Top of RECORDS PROVIDED
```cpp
template <int BM, int BN, int EXP = 0>
int launch_pp(GemmArgs &a, hipStream_t s) {
  constexpr int NSTG = pp_stages(BM, BN);
  constexpr size_t ring = (size_t)NSTG * (BM + BN) * 64, tile = (size_t)BM * BN * 2;
  constexpr size_t lds = ring > tile ? ring : tile;
  static_assert(lds <= 160 * 1024, "LDS per workgroup");
  static bool attr_set[SP_MAX_DEVICES] = {};
  if (int rc = sp_ensure_dyn_lds((const void *)gemm_pp_kernel<BM, BN, EXP>, (int)lds, attr_set, "sp_gemm_f16(pp)"))
    return rc;
  a.tiles_m = (a.m + BM - 1) / BM;
  a.tiles_n = a.n / BN;
  note_kernel((EXP & 128) ? "gemm_pp_kernel<%d, %d, %d> + splitk_reduce_kernel" : "gemm_pp_kernel<%d, %d, %d>", BM, BN, EXP);
  SP_CLEAR_STALE_ERROR();
  hipLaunchKernelGGL((gemm_pp_kernel<BM, BN, EXP>), dim3(a.tiles_m * a.tiles_n * ((EXP & 128) ? a.ksplit : 1)),
                     dim3(BM == 128 ? 256 : 512), lds, s, a);
  SP_CHECK_LAUNCH("sp_gemm_f16(pp)");
  return SP_OK;
}

}

int launch_pp(GemmArgs &a, int bm, int bn, hipStream_t s) {
  if (a.ksplit >= 1 && a.partial) return launch_pp<256, 256, 128>(a, s);
  if (a.gn_part && (a.res1 || a.res2)) return bn == 256 ? launch_pp<256, 256, 2048>(a, s) : launch_pp<256, 320, 2048>(a, s);
  if (a.a2) return bn == 256 ? launch_pp<256, 256, 4096>(a, s) : launch_pp<256, 320, 4096>(a, s);
#ifdef SP_GEMM_EXPERIMENTS
  if (bm == 256 && bn == 256) switch (a.dbg) {
    case 1: return launch_pp<256, 256, 1>(a, s);
    case 2: return launch_pp<256, 256, 2>(a, s);
    case 3: return launch_pp<256, 256, 3>(a, s);
    case 65: return launch_pp<256, 256, 65>(a, s);
    case 67: return launch_pp<256, 256, 67>(a, s);
    case 4: return launch_pp<256, 256, 4>(a, s);
    default: break;
  }
  if (bm == 256 && bn == 320 && a.dbg == 4) return launch_pp<256, 320, 4>(a, s);
  if (bm == 192 && bn == 256 && a.dbg == 4) return launch_pp<192, 256, 4>(a, s);
  if (a.dbg == 16) {
    if (bm == 256 && bn == 256) return launch_pp<256, 256, 16>(a, s);
    if (bm == 256 && bn == 320) return launch_pp<256, 320, 16>(a, s);
    if (bm == 192 && bn == 256) return launch_pp<192, 256, 16>(a, s);
  }
  if (a.dbg == 32 && bm == 256 && bn == 320) return launch_pp<256, 320, 32>(a, s);
  if (a.dbg == 8) {
    if (bm == 256 && bn == 256) return launch_pp<256, 256, 8>(a, s);
    if (bm == 256 && bn == 320) return launch_pp<256, 320, 8>(a, s);
    if (bm == 192 && bn == 256) return launch_pp<192, 256, 8>(a, s);
  }
#endif
  if (bn == 256) {
    if (bm == 128) return launch_pp<128, 256>(a, s);
    if (bm == 192) return launch_pp<192, 256>(a, s);
    return launch_pp<256, 256>(a, s);
  }
  if (bm == 192) return launch_pp<192, 320>(a, s);
  return launch_pp<256, 320>(a, s);
}

}

#ifdef SP_GEMM_EXPERIMENTS
extern "C" int sp_debug_pp_trace(long long *host, int n_wgs) {
  if (n_wgs > spgemm::PP_TRACE_WGS) n_wgs = spgemm::PP_TRACE_WGS;
  return (int)hipMemcpyFromSymbol(host, HIP_SYMBOL(spgemm::g_pp_trace),
                                  sizeof(long long) * n_wgs * spgemm::PP_TRACE_SLOTS);
}
#endif
```

Baseline: 0.8151.

## Add whole-line paired K-step staging path to ping-pong GEMM

Adds a new ping-pong GEMM mainloop variant that stages two 32-wide K steps at once as full 128-byte lines per row, loaded directly into LDS via buffer/global load-to-LDS instructions, into a two-image double buffer. Out-of-range rows are handled with buffer out-of-bounds offsets instead of zero-page pointers. The variant becomes the default for 256-row tiles when alignment and size checks pass, and a route flag can force the old ring. The aim is wider, better-coalesced loads with fewer barriers and waits per K step. The cost is less pipelining depth (two images instead of a 4-stage ring) and more complex addressing. It also switches the GN sum of squares to explicit fma.

```diff
diff --git a/video-diffusion-pipeline-parallel_amd/csrc/gemm.hip b/video-diffusion-pipeline-parallel_amd/csrc/gemm.hip
--- a/video-diffusion-pipeline-parallel_amd/csrc/gemm.hip
+++ b/video-diffusion-pipeline-parallel_amd/csrc/gemm.hip
@@ -581,11 +581,13 @@
 }
 
 extern "C" int sp_gemm_set_route(int route, int bm, int bn) {
-  SP_REQUIRE(route >= 0 && route <= 4,
-             "sp_gemm_set_route: route %d (0 auto, 1 small tiles, 2 ping-pong, 3 persistent-stream, 4 split-K)", route);
+  SP_REQUIRE(route >= 0 && (route & 15) <= 4 && (route >> 4) <= 2,
+             "sp_gemm_set_route: route %d (0 auto, 1 small tiles, 2 ping-pong, 3 persistent-stream, 4 split-K; "
+             "+16 ping-pong K-step ring only, +32 ping-pong whole-line pairs wherever supported)", route);
   SP_REQUIRE(bm == 0 || bm == 128 || bm == 192 || bm == 256, "sp_gemm_set_route: bm %d", bm);
   SP_REQUIRE(bn == 0 || bn == 256 || bn == 320 || bn == 192, "sp_gemm_set_route: bn %d", bn);
-  g_route = route; g_route_bm = bm; g_route_bn = bn;
+  g_route = route & 15; g_route_bm = bm; g_route_bn = bn;
+  spgemm::g_pp_lines = route >> 4;
   return SP_OK;
 }
 
diff --git a/video-diffusion-pipeline-parallel_amd/csrc/gemm_args.h b/video-diffusion-pipeline-parallel_amd/csrc/gemm_args.h
--- a/video-diffusion-pipeline-parallel_amd/csrc/gemm_args.h
+++ b/video-diffusion-pipeline-parallel_amd/csrc/gemm_args.h
@@ -59,6 +59,7 @@
 void note_kernel_suffix(const char *suffix);
 
 int launch_pp(GemmArgs &a, int bm, int bn, hipStream_t s);
+extern int g_pp_lines;
 
 bool ps_supported(const GemmArgs &a, int bm, int bn);
 int launch_ps(GemmArgs &a, int bm, int bn, hipStream_t s);
diff --git a/video-diffusion-pipeline-parallel_amd/csrc/gemm_pp.hip b/video-diffusion-pipeline-parallel_amd/csrc/gemm_pp.hip
--- a/video-diffusion-pipeline-parallel_amd/csrc/gemm_pp.hip
+++ b/video-diffusion-pipeline-parallel_amd/csrc/gemm_pp.hip
@@ -44,6 +44,23 @@
   else wait_vm<0>();
 }
 
+__device__ __forceinline__ void glds16_s(const char *sbase, unsigned voff, char *lds_dst) {
+  const unsigned l = (unsigned)(uintptr_t)(__attribute__((address_space(3))) char *)lds_dst;
+  asm volatile("s_mov_b32 m0, %2\n\ts_nop 0\n\tglobal_load_lds_dwordx4 %0, %1"
+               :: "v"(voff), "s"(sbase), "s"(l) : "memory", "m0");
+}
+typedef unsigned v4u_t __attribute__((__vector_size__(4 * sizeof(unsigned))));
+constexpr unsigned BUF_OOB = 0x80000000u;
+__device__ __forceinline__ v4u_t buf_rsrc(const void *base) {
+  const uint64_t b = (uint64_t)(uintptr_t)base;
+  return (v4u_t){(unsigned)b, (unsigned)(b >> 32) & 0xffffu, 0x7fffffffu, 0x00020000u};
+}
+__device__ __forceinline__ void blds16(v4u_t rsrc, unsigned voff, unsigned soff, char *lds_dst) {
+  const unsigned l = (unsigned)(uintptr_t)(__attribute__((address_space(3))) char *)lds_dst;
+  asm volatile("s_mov_b32 m0, %3\n\ts_nop 0\n\tbuffer_load_dwordx4 %0, %1, %2 offen lds"
+               :: "v"(voff), "s"(rsrc), "s"(soff), "s"(l) : "memory", "m0");
+}
+
 #define WROWS_OF(pbm, wtm) ((pbm) / (wtm))
 template <int PBM, int BN, int TN, int TM, int WTN, int WTM, bool GEGLU, int NT, bool GNRES = false>
 __device__ __forceinline__ void pp_epilogue(const GemmArgs &p, f32x4 (&acc)[TN][TM], char *smem, int tile_m,
@@ -102,7 +119,8 @@
         for (int j = 0; j < TM; ++j) {
           const f32x4 v = acc[i][j] * p.oscale;
           sm += v;
-          sq += v * v;
+#pragma unroll
+          for (int r = 0; r < 4; ++r) sq[r] = __builtin_fmaf(v[r], v[r], sq[r]);
         }
 #pragma unroll
         for (int r = 0; r < 4; ++r) { sm[r] = row16_sum(sm[r]); sq[r] = row16_sum(sq[r]); }
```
Bottom of RECORDS PROVIDED
YOUR GOAL: Look through the entries above and copy each line that has "sbase" in it.

SOLUTION TO THE PROBLEM:
+__device__ __forceinline__ void glds16_s(const char *sbase, unsigned voff, char *lds_dst) {
+               :: "v"(voff), "s"(sbase), "s"(l) : "memory", "m0");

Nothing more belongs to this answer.